» ASSIGNED TASK
Find how many lines in this data contain the string "csrc". Respond with only that number.

[Start of section]

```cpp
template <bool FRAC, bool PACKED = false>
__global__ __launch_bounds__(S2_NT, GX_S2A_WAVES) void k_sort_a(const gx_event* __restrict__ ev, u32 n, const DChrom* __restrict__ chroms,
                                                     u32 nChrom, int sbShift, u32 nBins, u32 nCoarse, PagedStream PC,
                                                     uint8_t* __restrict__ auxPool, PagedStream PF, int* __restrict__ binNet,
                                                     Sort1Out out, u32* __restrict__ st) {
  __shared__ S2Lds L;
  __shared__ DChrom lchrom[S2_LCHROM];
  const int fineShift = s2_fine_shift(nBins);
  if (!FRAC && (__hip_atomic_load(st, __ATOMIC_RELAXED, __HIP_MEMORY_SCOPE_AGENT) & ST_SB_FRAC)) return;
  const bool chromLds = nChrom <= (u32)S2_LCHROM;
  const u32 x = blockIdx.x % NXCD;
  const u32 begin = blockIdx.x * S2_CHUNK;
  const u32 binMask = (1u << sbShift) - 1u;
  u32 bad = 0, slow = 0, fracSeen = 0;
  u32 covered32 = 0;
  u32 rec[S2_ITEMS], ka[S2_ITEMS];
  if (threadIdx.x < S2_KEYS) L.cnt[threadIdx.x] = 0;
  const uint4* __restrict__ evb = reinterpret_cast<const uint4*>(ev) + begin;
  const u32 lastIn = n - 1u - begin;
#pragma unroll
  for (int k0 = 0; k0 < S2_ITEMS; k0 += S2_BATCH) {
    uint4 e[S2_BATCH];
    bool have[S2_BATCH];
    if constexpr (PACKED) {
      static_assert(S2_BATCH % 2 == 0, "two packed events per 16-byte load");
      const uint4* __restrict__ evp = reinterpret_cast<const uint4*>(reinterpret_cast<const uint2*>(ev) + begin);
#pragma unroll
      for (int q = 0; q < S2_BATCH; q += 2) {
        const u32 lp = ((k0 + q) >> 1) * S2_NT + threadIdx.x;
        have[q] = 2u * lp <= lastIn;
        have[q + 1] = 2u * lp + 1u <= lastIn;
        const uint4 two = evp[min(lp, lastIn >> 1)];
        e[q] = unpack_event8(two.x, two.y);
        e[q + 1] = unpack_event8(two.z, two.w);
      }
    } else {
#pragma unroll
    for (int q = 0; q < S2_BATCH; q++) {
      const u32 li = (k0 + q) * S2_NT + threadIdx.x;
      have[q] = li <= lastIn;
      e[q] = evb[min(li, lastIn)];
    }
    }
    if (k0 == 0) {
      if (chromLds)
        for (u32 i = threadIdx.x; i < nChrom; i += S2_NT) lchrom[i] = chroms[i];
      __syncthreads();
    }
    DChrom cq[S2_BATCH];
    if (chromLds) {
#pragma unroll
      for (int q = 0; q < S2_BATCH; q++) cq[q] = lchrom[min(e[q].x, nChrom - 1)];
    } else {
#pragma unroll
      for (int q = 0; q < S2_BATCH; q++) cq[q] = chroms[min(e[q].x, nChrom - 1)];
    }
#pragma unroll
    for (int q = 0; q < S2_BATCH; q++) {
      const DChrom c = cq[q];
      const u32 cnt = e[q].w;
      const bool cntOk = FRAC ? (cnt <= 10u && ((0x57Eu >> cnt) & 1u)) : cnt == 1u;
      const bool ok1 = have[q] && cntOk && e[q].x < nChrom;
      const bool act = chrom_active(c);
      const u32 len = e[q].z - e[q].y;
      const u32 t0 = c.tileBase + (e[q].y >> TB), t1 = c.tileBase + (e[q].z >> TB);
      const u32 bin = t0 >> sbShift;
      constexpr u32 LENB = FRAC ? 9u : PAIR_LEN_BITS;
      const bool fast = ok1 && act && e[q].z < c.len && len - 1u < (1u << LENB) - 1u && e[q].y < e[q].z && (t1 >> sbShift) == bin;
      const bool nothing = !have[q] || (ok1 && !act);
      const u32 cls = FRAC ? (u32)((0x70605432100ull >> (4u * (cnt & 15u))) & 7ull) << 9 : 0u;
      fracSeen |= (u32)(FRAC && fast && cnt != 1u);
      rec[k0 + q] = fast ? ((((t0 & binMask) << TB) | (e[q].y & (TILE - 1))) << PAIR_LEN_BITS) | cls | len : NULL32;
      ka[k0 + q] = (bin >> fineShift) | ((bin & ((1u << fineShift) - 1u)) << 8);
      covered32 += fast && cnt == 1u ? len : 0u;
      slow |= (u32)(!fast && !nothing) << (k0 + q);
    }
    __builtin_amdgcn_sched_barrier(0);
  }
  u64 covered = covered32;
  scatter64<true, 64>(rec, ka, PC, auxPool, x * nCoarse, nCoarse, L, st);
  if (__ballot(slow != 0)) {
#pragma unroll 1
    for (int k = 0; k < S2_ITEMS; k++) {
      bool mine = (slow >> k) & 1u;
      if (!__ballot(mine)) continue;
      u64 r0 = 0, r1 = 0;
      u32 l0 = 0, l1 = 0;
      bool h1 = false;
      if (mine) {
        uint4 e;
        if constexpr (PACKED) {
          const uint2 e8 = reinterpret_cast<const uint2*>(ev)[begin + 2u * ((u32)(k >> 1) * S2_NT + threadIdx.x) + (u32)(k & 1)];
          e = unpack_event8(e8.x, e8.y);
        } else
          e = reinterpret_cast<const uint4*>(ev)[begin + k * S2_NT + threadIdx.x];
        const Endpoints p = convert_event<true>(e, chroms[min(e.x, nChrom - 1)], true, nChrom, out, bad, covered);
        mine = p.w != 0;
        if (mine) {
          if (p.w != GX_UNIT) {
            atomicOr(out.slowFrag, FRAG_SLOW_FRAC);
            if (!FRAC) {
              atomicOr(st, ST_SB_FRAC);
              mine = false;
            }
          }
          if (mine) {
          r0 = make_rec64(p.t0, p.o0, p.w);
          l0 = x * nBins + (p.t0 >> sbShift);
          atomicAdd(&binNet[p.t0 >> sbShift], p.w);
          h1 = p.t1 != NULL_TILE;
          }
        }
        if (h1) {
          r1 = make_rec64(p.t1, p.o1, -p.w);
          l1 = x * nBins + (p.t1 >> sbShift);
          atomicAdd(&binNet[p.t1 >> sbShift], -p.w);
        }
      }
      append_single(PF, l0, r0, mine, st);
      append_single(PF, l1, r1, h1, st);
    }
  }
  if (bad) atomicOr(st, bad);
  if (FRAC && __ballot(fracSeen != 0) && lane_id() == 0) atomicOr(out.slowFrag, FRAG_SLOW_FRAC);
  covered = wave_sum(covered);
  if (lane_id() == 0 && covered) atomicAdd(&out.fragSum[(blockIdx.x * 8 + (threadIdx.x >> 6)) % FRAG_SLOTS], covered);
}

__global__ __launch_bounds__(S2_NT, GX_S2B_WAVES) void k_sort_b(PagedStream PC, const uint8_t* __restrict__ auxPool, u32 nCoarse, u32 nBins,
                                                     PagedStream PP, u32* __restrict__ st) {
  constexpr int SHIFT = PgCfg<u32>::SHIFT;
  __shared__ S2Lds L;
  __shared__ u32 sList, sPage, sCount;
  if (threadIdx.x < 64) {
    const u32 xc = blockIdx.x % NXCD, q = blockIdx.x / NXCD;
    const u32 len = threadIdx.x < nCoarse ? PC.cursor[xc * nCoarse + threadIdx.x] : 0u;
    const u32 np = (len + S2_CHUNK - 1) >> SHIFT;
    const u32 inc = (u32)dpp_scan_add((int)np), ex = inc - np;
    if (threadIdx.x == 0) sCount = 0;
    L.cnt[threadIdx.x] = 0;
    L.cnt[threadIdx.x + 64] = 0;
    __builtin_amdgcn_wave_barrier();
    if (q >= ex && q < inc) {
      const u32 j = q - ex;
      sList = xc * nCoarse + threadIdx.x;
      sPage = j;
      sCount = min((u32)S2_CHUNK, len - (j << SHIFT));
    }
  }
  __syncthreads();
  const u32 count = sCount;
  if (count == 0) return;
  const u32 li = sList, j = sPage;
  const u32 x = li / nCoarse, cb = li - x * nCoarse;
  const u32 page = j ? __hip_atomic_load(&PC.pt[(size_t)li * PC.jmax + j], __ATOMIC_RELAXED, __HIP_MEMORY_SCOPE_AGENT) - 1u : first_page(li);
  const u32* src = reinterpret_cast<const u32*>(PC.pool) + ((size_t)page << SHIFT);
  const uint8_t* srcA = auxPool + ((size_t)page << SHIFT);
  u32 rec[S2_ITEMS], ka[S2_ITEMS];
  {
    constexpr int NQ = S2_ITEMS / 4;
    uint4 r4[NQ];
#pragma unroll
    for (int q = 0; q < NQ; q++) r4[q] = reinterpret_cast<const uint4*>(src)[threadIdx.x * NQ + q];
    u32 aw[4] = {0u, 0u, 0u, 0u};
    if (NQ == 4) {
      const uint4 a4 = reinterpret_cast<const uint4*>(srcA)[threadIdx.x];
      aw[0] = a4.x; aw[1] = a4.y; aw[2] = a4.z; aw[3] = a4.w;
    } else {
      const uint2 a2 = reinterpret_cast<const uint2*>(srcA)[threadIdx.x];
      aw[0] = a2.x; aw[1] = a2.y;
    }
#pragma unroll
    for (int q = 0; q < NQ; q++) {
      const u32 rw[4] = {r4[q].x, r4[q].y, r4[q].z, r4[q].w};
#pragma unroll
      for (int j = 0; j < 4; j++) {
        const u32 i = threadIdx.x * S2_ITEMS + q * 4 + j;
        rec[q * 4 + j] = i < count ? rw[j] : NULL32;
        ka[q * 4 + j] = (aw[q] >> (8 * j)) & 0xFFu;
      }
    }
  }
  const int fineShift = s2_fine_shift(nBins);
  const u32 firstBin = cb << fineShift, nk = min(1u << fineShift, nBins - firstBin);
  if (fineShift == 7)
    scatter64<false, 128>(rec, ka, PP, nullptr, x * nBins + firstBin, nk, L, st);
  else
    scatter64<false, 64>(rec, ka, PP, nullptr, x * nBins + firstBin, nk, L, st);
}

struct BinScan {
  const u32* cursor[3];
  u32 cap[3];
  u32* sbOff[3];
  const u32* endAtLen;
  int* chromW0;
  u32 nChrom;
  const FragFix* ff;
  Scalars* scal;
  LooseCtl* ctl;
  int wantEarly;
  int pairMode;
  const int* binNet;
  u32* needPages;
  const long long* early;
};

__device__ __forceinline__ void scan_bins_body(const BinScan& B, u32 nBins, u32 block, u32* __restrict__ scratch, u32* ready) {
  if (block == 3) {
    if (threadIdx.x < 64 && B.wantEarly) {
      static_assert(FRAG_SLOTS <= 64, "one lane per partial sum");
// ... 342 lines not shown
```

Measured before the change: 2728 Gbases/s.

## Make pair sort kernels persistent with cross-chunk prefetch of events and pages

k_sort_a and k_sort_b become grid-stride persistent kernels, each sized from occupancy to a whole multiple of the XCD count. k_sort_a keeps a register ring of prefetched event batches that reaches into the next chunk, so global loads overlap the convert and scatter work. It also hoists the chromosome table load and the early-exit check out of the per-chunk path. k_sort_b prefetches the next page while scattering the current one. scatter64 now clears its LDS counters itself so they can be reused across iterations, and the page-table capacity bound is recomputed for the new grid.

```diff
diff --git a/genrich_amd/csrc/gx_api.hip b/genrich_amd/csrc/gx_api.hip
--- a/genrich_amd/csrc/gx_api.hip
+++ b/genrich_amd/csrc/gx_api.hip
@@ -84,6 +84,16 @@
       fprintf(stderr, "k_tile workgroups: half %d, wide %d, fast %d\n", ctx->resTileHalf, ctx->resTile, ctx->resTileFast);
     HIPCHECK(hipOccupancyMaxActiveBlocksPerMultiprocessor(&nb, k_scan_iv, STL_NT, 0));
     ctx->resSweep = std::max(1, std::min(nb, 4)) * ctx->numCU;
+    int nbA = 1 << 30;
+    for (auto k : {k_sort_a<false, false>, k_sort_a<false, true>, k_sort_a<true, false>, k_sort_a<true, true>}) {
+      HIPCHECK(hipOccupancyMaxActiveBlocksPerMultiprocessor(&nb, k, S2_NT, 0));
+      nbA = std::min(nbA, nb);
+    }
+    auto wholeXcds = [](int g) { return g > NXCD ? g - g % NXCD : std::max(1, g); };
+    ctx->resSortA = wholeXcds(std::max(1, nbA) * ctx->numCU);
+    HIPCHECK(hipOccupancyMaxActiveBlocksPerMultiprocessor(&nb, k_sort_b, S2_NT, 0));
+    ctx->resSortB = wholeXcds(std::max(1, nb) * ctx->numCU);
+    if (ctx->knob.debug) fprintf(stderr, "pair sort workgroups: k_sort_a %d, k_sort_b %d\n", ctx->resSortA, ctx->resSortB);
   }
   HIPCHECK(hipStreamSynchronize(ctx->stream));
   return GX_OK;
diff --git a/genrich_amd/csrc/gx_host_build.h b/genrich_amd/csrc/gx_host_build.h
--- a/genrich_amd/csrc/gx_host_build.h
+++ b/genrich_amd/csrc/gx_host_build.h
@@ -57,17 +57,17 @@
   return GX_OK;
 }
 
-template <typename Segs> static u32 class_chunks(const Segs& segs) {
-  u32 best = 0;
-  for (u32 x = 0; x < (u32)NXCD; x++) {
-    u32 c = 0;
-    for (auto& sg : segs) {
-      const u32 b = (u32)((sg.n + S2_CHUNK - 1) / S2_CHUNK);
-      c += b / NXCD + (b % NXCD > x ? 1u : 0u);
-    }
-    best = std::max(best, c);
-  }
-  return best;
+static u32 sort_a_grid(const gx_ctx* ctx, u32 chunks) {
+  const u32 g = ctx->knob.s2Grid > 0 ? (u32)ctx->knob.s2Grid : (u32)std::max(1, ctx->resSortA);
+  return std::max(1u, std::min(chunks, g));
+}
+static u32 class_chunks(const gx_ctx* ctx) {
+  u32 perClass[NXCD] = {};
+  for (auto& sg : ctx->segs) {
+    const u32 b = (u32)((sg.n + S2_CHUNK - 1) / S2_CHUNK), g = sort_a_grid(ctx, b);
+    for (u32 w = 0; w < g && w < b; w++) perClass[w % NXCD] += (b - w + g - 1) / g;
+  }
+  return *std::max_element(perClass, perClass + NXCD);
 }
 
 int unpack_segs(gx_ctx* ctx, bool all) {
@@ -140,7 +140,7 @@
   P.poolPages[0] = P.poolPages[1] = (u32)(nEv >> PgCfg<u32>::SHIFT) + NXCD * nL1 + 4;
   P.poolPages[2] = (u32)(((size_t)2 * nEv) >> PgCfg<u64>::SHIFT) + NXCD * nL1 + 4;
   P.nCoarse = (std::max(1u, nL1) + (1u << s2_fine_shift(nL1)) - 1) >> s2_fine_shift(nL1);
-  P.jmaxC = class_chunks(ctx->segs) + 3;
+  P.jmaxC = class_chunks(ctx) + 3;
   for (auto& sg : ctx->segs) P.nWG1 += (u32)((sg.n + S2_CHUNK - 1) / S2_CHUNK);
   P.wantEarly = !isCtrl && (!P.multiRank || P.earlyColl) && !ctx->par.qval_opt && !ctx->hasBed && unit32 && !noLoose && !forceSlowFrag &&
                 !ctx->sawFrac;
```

[End of section]

» PROBLEM SOLUTION
6